Потом я Сдвинулся сюда и понял каким великим грешником я был. Но если раскаяться, то Всевышний пощадит нас и убьет окончательно, главное унижать и мучить презренную плоть искренне и безжалостно.

                  Глава шестая.

– Все, – Миша резко поднялся – хватит языками чесать, отдых окончен, пошли!

Рита молча поднялась и поправила котомку. Филип покачал головой:

– Зря ты не слушаешь меня. Если даже такой грешник как я может надеяться на прощение, значит и для тебя не все потеряно!

Миша развернулся и кулаком ударил Филипа в лицо, от удара ортодокс полетел на землю. Несколько секунд лежал, потом кряхтя и сплевывая кровь с зубами поднялся.

– Ты не «великий грешник», – сказал Миша – ты обыкновенная гнида и ничего больше. Я очень надеюсь, что ты не выберешься из Железной Степи. А теперь пошли.
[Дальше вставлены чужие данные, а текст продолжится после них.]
@@ -463,7 +538,7 @@
   cfg.numAttrs = 1;
   PGICA_CUDA_OK(cudaLaunchKernelEx(&cfg, kern, tm_a, tm_b, p));
   count_launches(1);
-  lse_merge_kernel<<<(unsigned)ceil_div(rows, kMergeRows), kMergeRows * kMergeGroups, 0, st>>>(p, lse, tgt);
+  lse_merge_kernel<<<(unsigned)ceil_div(rows, kMergeRows), kMergeRows * kMergeGroups, 0, st>>>(p, lse, tgt, seq);
   PGICA_CUDA_OK(cudaGetLastError());
   count_launches(1);
   if (lse_col) {
@@ -507,4 +582,32 @@
   return gemm_lse_impl(a, b, rows, cols, k, scale, nullptr, 0, lse, nullptr, sim, workspace, workspace_bytes, stream);
 }
 
-}
+int pgica_seq_reduce(const float* lse, const float* ztgt, const float* row_weight, int64_t nseq, int64_t seqlen,
+                     int length_normalize, float* seq_logp, float* nll_sum, void* stream) {
+  using namespace pgica;
+  PGICA_REQUIRE(lse && ztgt && row_weight && seq_logp, "seq_reduce: null pointer");
+  PGICA_REQUIRE(nseq > 0 && seqlen > 1, "seq_reduce: bad shape");
+  if (nll_sum) PGICA_CUDA_OK(cudaMemsetAsync(nll_sum, 0, sizeof(float), (cudaStream_t)stream));
+  seq_reduce_kernel<<<(unsigned)ceil_div(nseq, 4), 128, 0, (cudaStream_t)stream>>>(
+      lse, ztgt, row_weight, (int)nseq, (int)seqlen, length_normalize, seq_logp, nll_sum);
+  PGICA_CUDA_OK(cudaGetLastError());
+  count_launches(1);
+  return PGICA_OK;
+}
+
+}
+
+namespace pgica {
+
+int gemm_lse_seq(const void* hidden, const void* weight, int64_t nseq, int64_t seqlen, int64_t d, int64_t vocab,
+                 const int32_t* row_label, const float* row_weight, int length_normalize, float* lse, float* ztgt,
+                 float* seq_logp, float* nll_sum, uint32_t* ticket, void* workspace, size_t workspace_bytes,
+                 void* stream) {
+  PGICA_REQUIRE(ztgt && row_weight && seq_logp && ticket, "gemm_lse_seq: null pointer");
+  PGICA_REQUIRE(seqlen > 1, "gemm_lse_seq: seqlen must be > 1");
+  const SeqSums seq{row_weight, (int)seqlen, length_normalize, seq_logp, nll_sum, ticket};
+  return gemm_lse_impl(hidden, weight, nseq * seqlen, vocab, d, 1.0f, row_label, 0, lse, ztgt, nullptr, workspace,
+                       workspace_bytes, stream, nullptr, seq);
+}
+
+}
diff --git a/preference_guided_image_captioning_alignment_b200/csrc/heads.cu b/preference_guided_image_captioning_alignment_b200/csrc/heads.cu
--- a/preference_guided_image_captioning_alignment_b200/csrc/heads.cu
+++ b/preference_guided_image_captioning_alignment_b200/csrc/heads.cu
@@ -10,6 +10,12 @@
                   void* out_x, int out_x_is_bf16, void* out_y, int out_y_is_bf16, void* workspace,
                   size_t workspace_bytes, cudaStream_t st, uint32_t* progress, int64_t rows_per_segment,
                   bool shared_exponential);
+int prep_rows(const int64_t* labels, const void* mask, int mask_kind, int64_t nseq, int64_t seqlen, int64_t vocab,
+              int32_t* row_label, float* row_weight, uint32_t* ticket, float* nll_sum, void* stream);
+int gemm_lse_seq(const void* hidden, const void* weight, int64_t nseq, int64_t seqlen, int64_t d, int64_t vocab,
+                 const int32_t* row_label, const float* row_weight, int length_normalize, float* lse, float* ztgt,
+                 float* seq_logp, float* nll_sum, uint32_t* ticket, void* workspace, size_t workspace_bytes,
+                 void* stream);
 
 namespace {
 size_t backward_workspace_bytes(int64_t mx, int64_t my, int64_t k) {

Где-то час они быстро шли, переходя на бег, чтобы Филип не отставал, Миша пропускал его вперед и тычками подгонял фанатика.
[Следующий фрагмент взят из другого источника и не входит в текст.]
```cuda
void nn_tc_release(NNWeightsTC& w) {
  if (w.fwd.img) cudaFree(w.fwd.img);
  if (w.bwd.img) cudaFree(w.bwd.img);
  if (w.fwd_lo.img) cudaFree(w.fwd_lo.img);
  if (w.bwd_lo.img) cudaFree(w.bwd_lo.img);
  if (w.bias1) cudaFree(w.bias1);
  if (w.bias2) cudaFree(w.bias2);
  if (w.const3) cudaFree(w.const3);
  if (w.c3) cudaFree(w.c3);
  w = NNWeightsTC{};
}

void nn_tc_forward(const NNWeightsTC& w, const NNScratchTC& sc, const float* state, float* r, uint32_t* mask1,
                   uint32_t* mask2, int N, int H, int W, int C, cudaStream_t s, __nv_bfloat16* dump1,
                   __nv_bfloat16* dump2) {
  const long long M = (long long)N * H * W;
  if (M == 0) return;
  TCParams prm{};
  prm.src = state; prm.src_stride = C; prm.src_off = C / 2; prm.src_ch = C / 2; prm.tap_sign = 1;
  prm.wimg = w.fwd.img; prm.k1_steps = w.fwd.k1_steps; prm.k1_panels = w.fwd.k1_panels; prm.n3p = w.fwd.n3p;
  prm.bias1 = w.bias1; prm.bias2 = w.bias2; prm.mask1 = mask1; prm.mask2 = mask2;
  prm.dump1 = dump1; prm.dump2 = dump2; prm.f16 = w.f16 ? 1 : 0;
  prm.out = sc.G; prm.H = H; prm.W = W; prm.M = M;
  g_next_flops = 2.0 * (double)M * (9.0 * (C / 2) * kF + (double)kF * kF + 9.0 * kF * C);
  run_tc<false>(prm, s);
  if (r != nullptr) launch_gather_fwd(sc.G, w.const3, w.c3, r, M, H, W, C, w.fwd.n3p, 1, 0, s);
}

void nn_tc_backward(const NNWeightsTC& w, const NNScratchTC& sc, const float* gr, const uint32_t* mask1,
                    const uint32_t* mask2, float* gxb, int N, int H, int W, int C, cudaStream_t s,
                    __nv_bfloat16* dump_gp2, __nv_bfloat16* dump_gp1) {
  const long long M = (long long)N * H * W;
  if (M == 0) return;
  TCParams prm{};
  prm.src = gr; prm.src_stride = C; prm.src_off = 0; prm.src_ch = C; prm.tap_sign = -1;
  prm.wimg = w.bwd.img; prm.k1_steps = w.bwd.k1_steps; prm.k1_panels = w.bwd.k1_panels; prm.n3p = w.bwd.n3p;
  prm.bias1 = nullptr; prm.bias2 = nullptr;
  prm.mask1 = const_cast<uint32_t*>(mask1); prm.mask2 = const_cast<uint32_t*>(mask2);
  prm.dump1 = dump_gp2; prm.dump2 = dump_gp1;
  prm.out = sc.G; prm.H = H; prm.W = W; prm.M = M;
  g_next_flops = 2.0 * (double)M * (9.0 * (C / 2) * kF + (double)kF * kF + 9.0 * kF * C);
  run_tc<true>(prm, s);
  if (gxb != nullptr) launch_gather_bwd(sc.G, gxb, M, H, W, C / 2, w.bwd.n3p, 1, 0, s);
}

}
```

Baseline: 18720.

## Ping-pong TMEM accumulators across rounds and split stage-3 MMA chains

The two 256-column TMEM accumulator halves now alternate roles each round, so stage 1 of a round writes into the half freed earliest and the MMA thread waits on accfree only before the second half. The stage-1 A panels move to the tail of the A region and the stage-3 staging buffer moves to the front, with workers waiting on the second accumulator before overwriting panels that alias stage-1 operands. When n3p is small, stage 3 alternates its K steps between two TMEM column ranges to break the serial accumulate dependency, and the epilogue sums both partial results. More detailed MMA-thread wait timing is added behind the debug flag.

```diff
diff --git a/audiosourcesep_b200/csrc/nn_tc.cu b/audiosourcesep_b200/csrc/nn_tc.cu
--- a/audiosourcesep_b200/csrc/nn_tc.cu
+++ b/audiosourcesep_b200/csrc/nn_tc.cu
@@ -18,7 +18,7 @@
   uint64_t* bars = reinterpret_cast<uint64_t*>(smem + kARegionBytes + S * kStageBytes + kBiasBytes);
   const uint32_t full0 = smem_u32(&bars[0]), empty0 = smem_u32(&bars[S]);
   const uint32_t a1_ready = smem_u32(&bars[2 * S]), accfull0 = smem_u32(&bars[2 * S + 1]);
-  const uint32_t accfree_h0 = smem_u32(&bars[2 * S + 3]), panel0 = smem_u32(&bars[2 * S + 4]);
+  const uint32_t accfree = smem_u32(&bars[2 * S + 3]), panel0 = smem_u32(&bars[2 * S + 4]);
   const uint32_t cons0 = smem_u32(&bars[2 * S + 12]);
   uint32_t* tmem_slot = reinterpret_cast<uint32_t*>(&bars[2 * S + 16]);
 
@@ -31,7 +31,7 @@
     mbar_init(a1_ready, 8);
     mbar_init(accfull0, 1);
     mbar_init(accfull0 + 8, 1);
-    mbar_init(accfree_h0, 8);
+    mbar_init(accfree, 8);
     for (int i = 0; i < 8; ++i) mbar_init(panel0 + 8 * i, 8);
     for (int i = 0; i < 4; ++i) mbar_init(cons0 + 8 * i, 1);
     fence_barrier_init();
@@ -42,6 +42,7 @@
   tc_fence_after();
   const uint32_t tmem_base = *tmem_slot;
   const uint32_t img3_bytes = (uint32_t)prm.n3p * 128u;
+  const int a1_panel0 = kNumPanels - prm.k1_panels;
 
   if (warp == 0) {
     if (lane == 0) {
@@ -56,7 +57,7 @@
         if (++stage == (uint32_t)S) { stage = 0; phase ^= 1; }
       };
       for (int round = 0; round < prm.num_rounds; ++round) {
-        for (int half = 1; half >= 0; --half)
+        for (int half = 0; half < 2; ++half)
           for (int kp = 0; kp < prm.k1_panels; ++kp) push(w1 + (size_t)(half * prm.k1_panels + kp) * kStageBytes, kStageBytes);
         for (int i = 0; i < 2 * kNumPanels; ++i) push(w2 + (size_t)i * kStageBytes, kStageBytes);
         for (int kp = 0; kp < kNumPanels; ++kp) push(w3 + (size_t)kp * img3_bytes, img3_bytes);
@@ -69,52 +70,73 @@
       constexpr uint32_t idesc256 = make_idesc(256);
       constexpr uint32_t idesc256h = kF16 ? make_idesc_f16(256) : make_idesc(256);
       const uint32_t idesc3 = kF16 ? make_idesc_f16(prm.n3p) : make_idesc(prm.n3p);
-      auto kblock = [&](uint32_t d_tmem, int kp, int steps, uint32_t idesc, bool first) {
-        mbar_wait(full0 + 8 * stage, phase);
+      const bool split3 = 2 * prm.n3p <= 256;
+      const bool stamp = prm.dbg_out != nullptr && blockIdx.x == 0;
+      long long w_a1 = 0, w_free = 0, w_p2 = 0, w_p3 = 0, w_ring = 0, w_late = 0;
+      auto twait = [&](uint32_t bar, uint32_t par, long long& acc) {
+        if (stamp) {
+          const long long t0 = clock64();
+          mbar_wait(bar, par);
+          acc += clock64() - t0;
+        } else {
+          mbar_wait(bar, par);
+        }
+      };
+      auto kblock = [&](uint32_t d_tmem, int kp, int steps, uint32_t idesc, bool first, uint32_t d_odd) {
+        twait(full0 + 8 * stage, phase, w_ring);
         tc_fence_after();
         const uint64_t da = make_desc(a_base + kp * kPanelBytes);
         const uint64_t db = make_desc(smem_u32(sB + stage * kStageBytes));
-        for (int k = 0; k < steps; ++k) umma_bf16(d_tmem, da + (uint64_t)(2 * k), db + (uint64_t)(2 * k), idesc, !(first && k == 0));
+        const int fresh = d_odd == d_tmem ? 1 : 2;
+        for (int k = 0; k < steps; ++k)
+          umma_bf16((k & 1) ? d_odd : d_tmem, da + (uint64_t)(2 * k), db + (uint64_t)(2 * k), idesc, !(first && k < fresh));
         umma_commit(empty0 + 8 * stage);
         if (++stage == (uint32_t)S) { stage = 0; phase ^= 1; }
       };
-      const uint32_t h0 = tmem_base, h1 = tmem_base + 256u;
       for (int round = 0; round < prm.num_rounds; ++round) {
-        mbar_wait(a1_ready, round & 1);
+        long long* ts = prm.dbg_out + (long long)round * 16;
+        w_a1 = w_free = w_p2 = w_p3 = w_ring = w_late = 0;
+        const uint32_t a = (uint32_t)round & 1u;
+        const uint32_t r0 = tmem_base + 256u * a, r1 = tmem_base + 256u * (a ^ 1u);
+        twait(a1_ready, round & 1, w_a1);
         tc_fence_after();
-        for (int kp = 0; kp < prm.k1_panels; ++kp) kblock(h1, kp, min(4, prm.k1_steps - 4 * kp), idesc256, kp == 0);
+        for (int kp = 0; kp < prm.k1_panels; ++kp) kblock(r0, a1_panel0 + kp, min(4, prm.k1_steps - 4 * kp), idesc256, kp == 0, r0);
+        umma_commit(accfull0);
+        if (round > 0) {
+          twait(accfree, (round - 1) & 1, w_free);
+          tc_fence_after();
+        }
+        for (int kp = 0; kp < prm.k1_panels; ++kp) kblock(r1, a1_panel0 + kp, min(4, prm.k1_steps - 4 * kp), idesc256, kp == 0, r1);
         umma_commit(accfull0 + 8);
-        if (round > 0) {
-          mbar_wait(accfree_h0, (round - 1) & 1);
-          tc_fence_after();
-        }
-        for (int kp = 0; kp < prm.k1_panels; ++kp) kblock(h0, kp, min(4, prm.k1_steps - 4 * kp), idesc256, kp == 0);
-        umma_commit(accfull0);
-        for (int p = 0; p < 4; ++p) mbar_wait(panel0 + 8 * p, 0);
+        for (int p = 0; p < 4; ++p) twait(panel0 + 8 * p, 0, w_p2);
         tc_fence_after();
         for (int kp = 0; kp < kNumPanels; ++kp) {
           if (kp >= 4) {
-            mbar_wait(panel0 + 8 * kp, 0);
+            twait(panel0 + 8 * kp, 0, w_late);
             tc_fence_after();
           }
-          kblock(h0, kp, 4, idesc256h, kp == 0);
+          kblock(r0, kp, 4, idesc256h, kp == 0, r0);
         }
         umma_commit(accfull0);
         for (int kp = 0; kp < kNumPanels; ++kp) {
-          kblock(h1, kp, 4, idesc256h, kp == 0);
+          kblock(r1, kp, 4, idesc256h, kp == 0, r1);
           if (kp < 4) umma_commit(cons0 + 8 * kp);
         }
         umma_commit(accfull0 + 8);
-        for (int p = 0; p < 4; ++p) mbar_wait(panel0 + 8 * p, 1);
+        for (int p = 0; p < 4; ++p) twait(panel0 + 8 * p, 1, w_p3);
         tc_fence_after();
+        if (stamp) ts[12] = clock64();
         for (int kp = 0; kp < kNumPanels; ++kp) {
           if (kp >= 4) {
-            mbar_wait(panel0 + 8 * kp, 1);
+            twait(panel0 + 8 * kp, 1, w_late);
             tc_fence_after();
           }
-          kblock(h0, kp, 4, idesc3, kp == 0);
+          kblock(r0, kp, 4, idesc3, kp == 0, split3 ? r0 + (uint32_t)prm.n3p : r0);
         }
         umma_commit(accfull0);
+        if (stamp) {
+          ts[8] = w_a1; ts[9] = w_free; ts[10] = w_p2; ts[11] = w_p3; ts[13] = w_ring; ts[14] = w_late;
+        }
       }
     }
   } else {
@@ -123,7 +145,8 @@
     const int row = lq * 32 + lane;
     const int wtid = threadIdx.x - 64;
     const uint32_t t_lane = tmem_base + ((uint32_t)(lq * 32) << 16);
-    uint8_t* stg = sA + kARegionBytes - ((kTileM * prm.n3p * 4 + 1023) & ~1023);
+    uint8_t* stg = sA;
+    auto sA1 = [&]() { return sA + (kNumPanels - prm.k1_panels) * kPanelBytes; };
     const int k1_pad = prm.k1_steps * 16;
     float4 b1v = make_float4(0.f, 0.f, 0.f, 0.f), b2v = b1v;
     if constexpr (!kBwd) {
@@ -152,14 +175,14 @@
     auto finish_a1 = [&]() {
       if (ch == 1)
         for (int k = 2 * 9 * prm.src_ch; k < k1_pad; k += 2)
-          *reinterpret_cast<uint32_t*>(sA + a_offset(row, k)) = 0u;
+          *reinterpret_cast<uint32_t*>(sA1() + a_offset(row, k)) = 0u;
       fence_proxy_async();
       arrive_warp(a1_ready);
     };
     auto build = [&](int round) {
       long long p; bool valid; int h, w;
       row_coords(round, p, valid, h, w);
-      build_a1_taps<16>(sA, row, prm.src, p, valid, h, w, prm.H, prm.W, prm.src_stride, prm.src_off, prm.tap_sign, tb, te);
+      build_a1_taps<16>(sA1(), row, prm.src, p, valid, h, w, prm.H, prm.W, prm.src_stride, prm.src_off, prm.tap_sign, tb, te);
       finish_a1();
     };
     const bool prefetch_regs = prm.src_ch <= 8;
@@ -176,10 +199,10 @@
     };
     auto store_a1 = [&]() {
       switch (prm.src_ch) {
-        case 1: a1_store<1>(sA, row, pre, tb, te); break;
-        case 2: a1_store<2>(sA, row, pre, tb, te); break;
-        case 8: a1_store<8>(sA, row, pre, tb, te); break;
-        default: a1_store<4>(sA, row, pre, tb, te); break;
+        case 1: a1_store<1>(sA1(), row, pre, tb, te); break;
+        case 2: a1_store<2>(sA1(), row, pre, tb, te); break;
+        case 8: a1_store<8>(sA1(), row, pre, tb, te); break;
+        default: a1_store<4>(sA1(), row, pre, tb, te); break;
       }
       finish_a1();
     };
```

Горы сменили сначала крутые, а потом пологие холмы, но все равно Железная степь не вписывалась в пейзаж. Круглая, если верить ехиатойцам, плита диаметром в сто километров, была вдавлена в многострадальное тело земли. Песок не засыпал степь, растения не бросали побеги на ее проклятую поверхность, только покрытое тонким слоем ржавчины железо.

– Мертвое место. – прошептала Рита.

Никто ей не ответил, Миша ненавидел эту степь еще с момента Сдвига, даже неугомонный Филип заткнулся и мрачно смотрел вперед. Многие, те, кто никогда не был в Железной степи, считали ее просто одной из аномалий, вроде Бермудского треугольника на старой Земле. Однако побывавшие здесь боятся даже приближаться к ней. Дело в том, что Железная степь умеет заглядывать в душу и вытаскивать из нее на поверхность самое гнусное и страшное, насмехаясь над страданиями человека.

Из-за скалы вышел Гаврилыч, Филип заметался ища россыпь острых камней или хотя бы гальку, не нашел и, с сожалением, бухнулся на колени в мягкий песок. Ехиатойец походя коснулся макушки завывающего ортодокса, тот ткнулся носом в песок и захрапел. Супруги скинули котомки и уставились на него.

Гигант достал из привесного кармана пояса амулет, похожий на древнекитайский знак рыб, только в этом случае серебряная и коралловая фигурки изображали мерзкого вида пауков. С видимым усилием Гаврилыч разделил их и те злобно шевельнули лапками. Не обращая внимания на попытки вцепиться в лицо, он поднес каждого к губам и что-то прошептал. Потом протянул серебряного Мише, кораллового соответственно Рите.